Think Zero Trust … but for Software Artifacts -- Zero trust tends to refer to people inside and outside of a firewall. In software supply chains we’re dealing with code, build systems or artifacts that get built. These are binaries, these are container images, these are Python, Javascript and Java packages. Right now, most organizations place controls at the perimeter of their source code or artifact repositories, implicitly trusting everything that makes its way in. This is the opposite of zero trust! Zero trust supply chains trust artifacts based on how they were built, by whom, and what code is inside them. So if you want to get rid of these firewalls and allow lists and trusted registries--then you have to be able to trace artifacts back to where they came from. Artifacts don’t have names, they’re not people, they can’t tell you who they are, so you need to be able to create policies based on where these artifacts come from, how they were built, who reviewed the source code, and those kinds of details. Ultimately your goal is a zero trust software supply chain--meaning, every artifact can be verifiably traced back to the source code and hardware it was built on. 

Now Lock Down Your Build Systems! -- What needs to happen next is you need to start treating our build environments like production environments. You spend all this time protecting our run-times, then deploy to them using amateur tooling … unpatched Jenkins boxes sitting under someone’s desk that no one is looking after. It’s like one of those movies where they build a big expensive vault and then someone sneaks in through the food cart. As an industry, we’ve gotten so good at protecting our infrastructure that attackers have looked at the next easiest way in which happens to be through the supply chain - the doorways we’ve left open. Instead of attacking one company--if they’ve done a good job of protecting themselves--you can find a vendor they use, or an open source dependency, or a library, and then pivot to all of their customers. Your build system should be at least as secure as your production environment. SLSA (a best practice framework for software supply chain security) will get you started with critical steps securing your build process.

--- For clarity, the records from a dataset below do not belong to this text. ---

#ifndef MSI_X3_EARLY_DMA
#define MSI_X3_EARLY_DMA 0
#endif
#ifndef MSI_X3_NSTG
#define MSI_X3_NSTG 0
#endif
#ifndef MSI_X2_NSTG
#define MSI_X2_NSTG 3
#endif
constexpr int x3_rate_y(int RATE) { return RATE == 3 ? 1 : RATE; }
constexpr int x3_rate_x(int RATE) { return RATE == 3 ? 2 : RATE; }
constexpr int x3_nstg(int RATE, int NPL) { return NPL == 2 ? MSI_X2_NSTG : (MSI_X3_NSTG ? MSI_X3_NSTG : (RATE == 2 ? 3 : 2)); }
template <int RATE, int NS = x3_nstg(RATE, 3), int NPL = 3, int TH = 4>
struct HaloGeomX3 {
  static constexpr int PW = 16 + 2 * x3_rate_x(RATE), PH = TH + 2 * x3_rate_y(RATE), NPX = PW * PH;
  static constexpr int PIX_BYTES = NPL * 64 + 16;
  static constexpr int ROW_PITCH = ((PW * PIX_BYTES + 127) / 256) * 256 + 128;
  static constexpr int A_BYTES = PH * ROW_PITCH;
  static constexpr int B_ROW = 64;
  static constexpr int B_PLANE = 64 * B_ROW, B_STAGE = NPL * B_PLANE;
  static constexpr int NSTG = NS;
// ... 42 lines not shown
    asm("v_cvt_pk_bf16_f32 %0, %1, %2" : "=v"(h1) : "v"(y.z), "v"(y.w));
    v4f r = y - v4f{__builtin_bit_cast(float, h0 << 16), __builtin_bit_cast(float, h0 & 0xffff0000u),
                    __builtin_bit_cast(float, h1 << 16), __builtin_bit_cast(float, h1 & 0xffff0000u)};
    asm("v_cvt_pk_bf16_f32 %0, %1, %2" : "=v"(m0) : "v"(r.x), "v"(r.y));
    asm("v_cvt_pk_bf16_f32 %0, %1, %2" : "=v"(m1) : "v"(r.z), "v"(r.w));
    r = r - v4f{__builtin_bit_cast(float, m0 << 16), __builtin_bit_cast(float, m0 & 0xffff0000u),
                __builtin_bit_cast(float, m1 << 16), __builtin_bit_cast(float, m1 & 0xffff0000u)};
    asm("v_cvt_pk_bf16_f32 %0, %1, %2" : "=v"(l0) : "v"(r.x), "v"(r.y));
    asm("v_cvt_pk_bf16_f32 %0, %1, %2" : "=v"(l1) : "v"(r.z), "v"(r.w));
    if (off != 0xffffffffu) {
      *reinterpret_cast<u2x_t *>(smem + off) = u2x_t{h0, h1};
      *reinterpret_cast<u2x_t *>(smem + off + 64) = u2x_t{m0, m1};
      *reinterpret_cast<u2x_t *>(smem + off + 128) = u2x_t{l0, l1};
    }
  }
}
template <int NP>
__device__ __forceinline__ void split_mfma(f32x16 &acc, f32x16 &lo, const v4f &ah, const v4f &am, const v4f &al, const v4f &bh, const v4f &bm, const v4f &bl) {
  typedef __bf16 bf16x8 __attribute__((ext_vector_type(8)));
  typedef _Float16 f16x8 __attribute__((ext_vector_type(8)));
  if (NP == 2) {
    lo = __builtin_amdgcn_mfma_f32_32x32x16_f16(__builtin_bit_cast(f16x8, bm), __builtin_bit_cast(f16x8, ah), lo, 0, 0, 0);
    acc = __builtin_amdgcn_mfma_f32_32x32x16_f16(__builtin_bit_cast(f16x8, bh), __builtin_bit_cast(f16x8, ah), acc, 0, 0, 0);
    lo = __builtin_amdgcn_mfma_f32_32x32x16_f16(__builtin_bit_cast(f16x8, bh), __builtin_bit_cast(f16x8, am), lo, 0, 0, 0);
  } else if (NP == 6) {
    acc = __builtin_amdgcn_mfma_f32_32x32x16_bf16(__builtin_bit_cast(bf16x8, bm), __builtin_bit_cast(bf16x8, am), acc, 0, 0, 0);
    acc = __builtin_amdgcn_mfma_f32_32x32x16_bf16(__builtin_bit_cast(bf16x8, bh), __builtin_bit_cast(bf16x8, al), acc, 0, 0, 0);
    acc = __builtin_amdgcn_mfma_f32_32x32x16_bf16(__builtin_bit_cast(bf16x8, bl), __builtin_bit_cast(bf16x8, ah), acc, 0, 0, 0);
    acc = __builtin_amdgcn_mfma_f32_32x32x16_bf16(__builtin_bit_cast(bf16x8, bh), __builtin_bit_cast(bf16x8, am), acc, 0, 0, 0);
    acc = __builtin_amdgcn_mfma_f32_32x32x16_bf16(__builtin_bit_cast(bf16x8, bm), __builtin_bit_cast(bf16x8, ah), acc, 0, 0, 0);
// ... 97 lines not shown
    }
  };
  auto patch_store = [&]() __attribute__((always_inline)) {
    v4f s4 = {1.f, 1.f, 1.f, 1.f}, t4 = {0.f, 0.f, 0.f, 0.f};
    if (APPLY) ln_scale_shift(ln, g4, be4, s4, t4);
#pragma unroll
    for (int k_ = 0; k_ < NLOAD; ++k_) {
      v4f y = araw[k_];
      if (APPLY) {
        y = __builtin_elementwise_max(__builtin_elementwise_fma(y, s4, t4), v4f{0.f, 0.f, 0.f, 0.f});
        if (has_pad && !pok[k_]) y = v4f{0.f, 0.f, 0.f, 0.f};
      }
      split_store<NPL>(smem, lds_a[k_], y, amax_);
    }
  };
  const int frow = lane & 31, fh = lane >> 5, fswz = (frow >> 1) & 7;
  const unsigned lds_base = (unsigned)(size_t)(lds_void *)smem;
  const unsigned a_base = lds_base + (unsigned)((2 * MT * wm + (frow >> 4)) * G::ROW_PITCH + ((frow & 15) ^ ((frow >> 4) << 3)) * G::PIX_BYTES + fh * 16);
  unsigned b_s[2];
  (void)fswz;
#pragma unroll
  for (int s_ = 0; s_ < 2; ++s_)
    b_s[s_] = lds_base + G::A_BYTES + (wn * 32 + frow) * G::B_ROW + (((2 * s_ + fh) ^ ((frow >> 2) & 3)) << 4);
  typedef _Float16 f16x8 __attribute__((ext_vector_type(8)));
  f32x16 acc[MT][1], acc_lo, acc_lo1;
#pragma unroll
  for (int i = 0; i < MT; ++i)
#pragma unroll
    for (int r = 0; r < 16; ++r) acc[i][0][r] = acc_lo[r] = acc_lo1[r] = 0.f;

// ... 58 lines not shown
    } else {
#pragma unroll
      for (int s_ = 0; s_ < 2; ++s_) {
      ah_[s_] = s_ == 0 ? lds_read128<AOFF_>(a_base) : lds_read128<AOFF_ + 32>(a_base);
      bh_[s_] = lds_read128<0>(b_s[s_] + bst_);
      am_[s_] = s_ == 0 ? lds_read128<AOFF_ + 64>(a_base) : lds_read128<AOFF_ + 96>(a_base);
      bm_[s_] = lds_read128<G::B_PLANE>(b_s[s_] + bst_);
      al_[s_] = s_ == 0 ? lds_read128<AOFF_ + 128>(a_base) : lds_read128<AOFF_ + 160>(a_base);
      bl_[s_] = lds_read128<2 * G::B_PLANE>(b_s[s_] + bst_);
    }
#pragma unroll
      for (int s_ = 0; s_ < 2; ++s_) {
      if (s_ == 0) wait_lgkm6<6>(ah_[0], bh_[0], am_[0], bm_[0], al_[0], bl_[0]);
      else wait_lgkm6<0>(ah_[1], bh_[1], am_[1], bm_[1], al_[1], bl_[1]);
      split_mfma<3>(acc[0][0], acc_lo, ah_[s_], am_[s_], al_[s_], bh_[s_], bm_[s_], bl_[s_]);
      __builtin_amdgcn_sched_barrier(0);
      if (s_ == 0) {
        if (TAP == 0 && c + 1 < c1) patch_load(c + 1);
        if (!MSI_X3_EARLY_DMA && G::NSTG == 3) {
        if (TAP + 2 < 9) { b_issue(c, TAP + 2, (TAP + 2) % 3); }
        else if (c + 1 < c1) { b_issue(c + 1, TAP - 7, (TAP + 2) % 3); }
        }
      }
    }
    }
    {
      const bool issued_ = (TAP + 2 < 9) || (c + 1 < c1);
      if (G::NSTG == 2) {
        if (TAP == 0 && c + 1 < c1) wait_vmcnt<NLOAD + (APPLY ? 2 : 0)>();
        else wait_vmcnt<0>();
// ... 9 lines not shown
    double *s_stat = reinterpret_cast<double *>(smem);
    ln_mean_inv_pre(shard, p.ln_inv_n, p.ln_scl_src, p.status, s_stat, tid);
    ln = ln_affine_read(s_stat);
  }
  wait_vmcnt<0>();
  patch_store();
  asm volatile("s_waitcnt lgkmcnt(0)" ::: "memory");
  __builtin_amdgcn_s_barrier();
#ifdef MSI_CONV_TIMING
  const unsigned long long ts1 = __builtin_amdgcn_s_memtime();
#endif
  for (; c < c1; ++c) {
    cpar = (c - c0) & 1;
    htap(IC<0>{}); htap(IC<1>{}); htap(IC<2>{}); htap(IC<3>{}); htap(IC<4>{}); htap(IC<5>{}); htap(IC<6>{}); htap(IC<7>{}); htap(IC<8>{});
    if (c + 1 < c1) {
      patch_store();
      asm volatile("s_waitcnt lgkmcnt(0)" ::: "memory");
      __builtin_amdgcn_s_barrier();
    }
  }
  if (MSI_X2_LATE_CB && NPL == 2) load_coord_bias(p, tile_m, tile_n, tid, cbv);
  split_finish<NPL>(acc[0][0], acc_lo, amax_, lane, p.status);
  if constexpr (MT == 2 && NPL == 3) split_finish<3>(acc[1][0], acc_lo1, amax_, lane, p.status);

Sign your base images and binary code
--With your build process better secured, your next step is embracing signing and verifying your code and artifacts. This is a cornerstone in the guidance that the National Security Agency (NSA), Cybersecurity and Infrastructure Security Agency (CISA), and Office of the Director of National Intelligence (ODNI) recently emphasized in their “Securing the Software Supply Chain for Developers” report. Open source projects like Sigstore are bringing chain-of-custody records for software artifacts into build systems and programming language registries. 

Now You Can Start Thinking About Provenance--If you haven’t heard the term provenance, it’s the same term in physical supply chains and software supply chains. It represents where something came from. Now that you’re signing your base images and binary code, you can base your security policies on provenance. So instead of basing policy based on where an image is or where an artifact is, you want to base your policy on where it came from and how it was produced. And you want to capture this at every step of the build. Builds are recursive, builds have multiple steps. This applies to dependencies as well--so you have to do it recursively. You can’t do it once at the very end. This applies to every single step, every single piece--the source code, the build process, the publication process, everything. When you sum all this up you get a system where you can trust what the artifact is and where it came to be, not just where it is in our environment.

Editor's note from original source, TechCrunch: After this article published, we received the following statement on behalf of SolarWinds: "While it's accurate that thousands downloaded the malware, SolarWinds announced 'the actual number of customers who were hacked through SUNBURST to be fewer than 100.' This number is consistent with estimates previously released by the White House."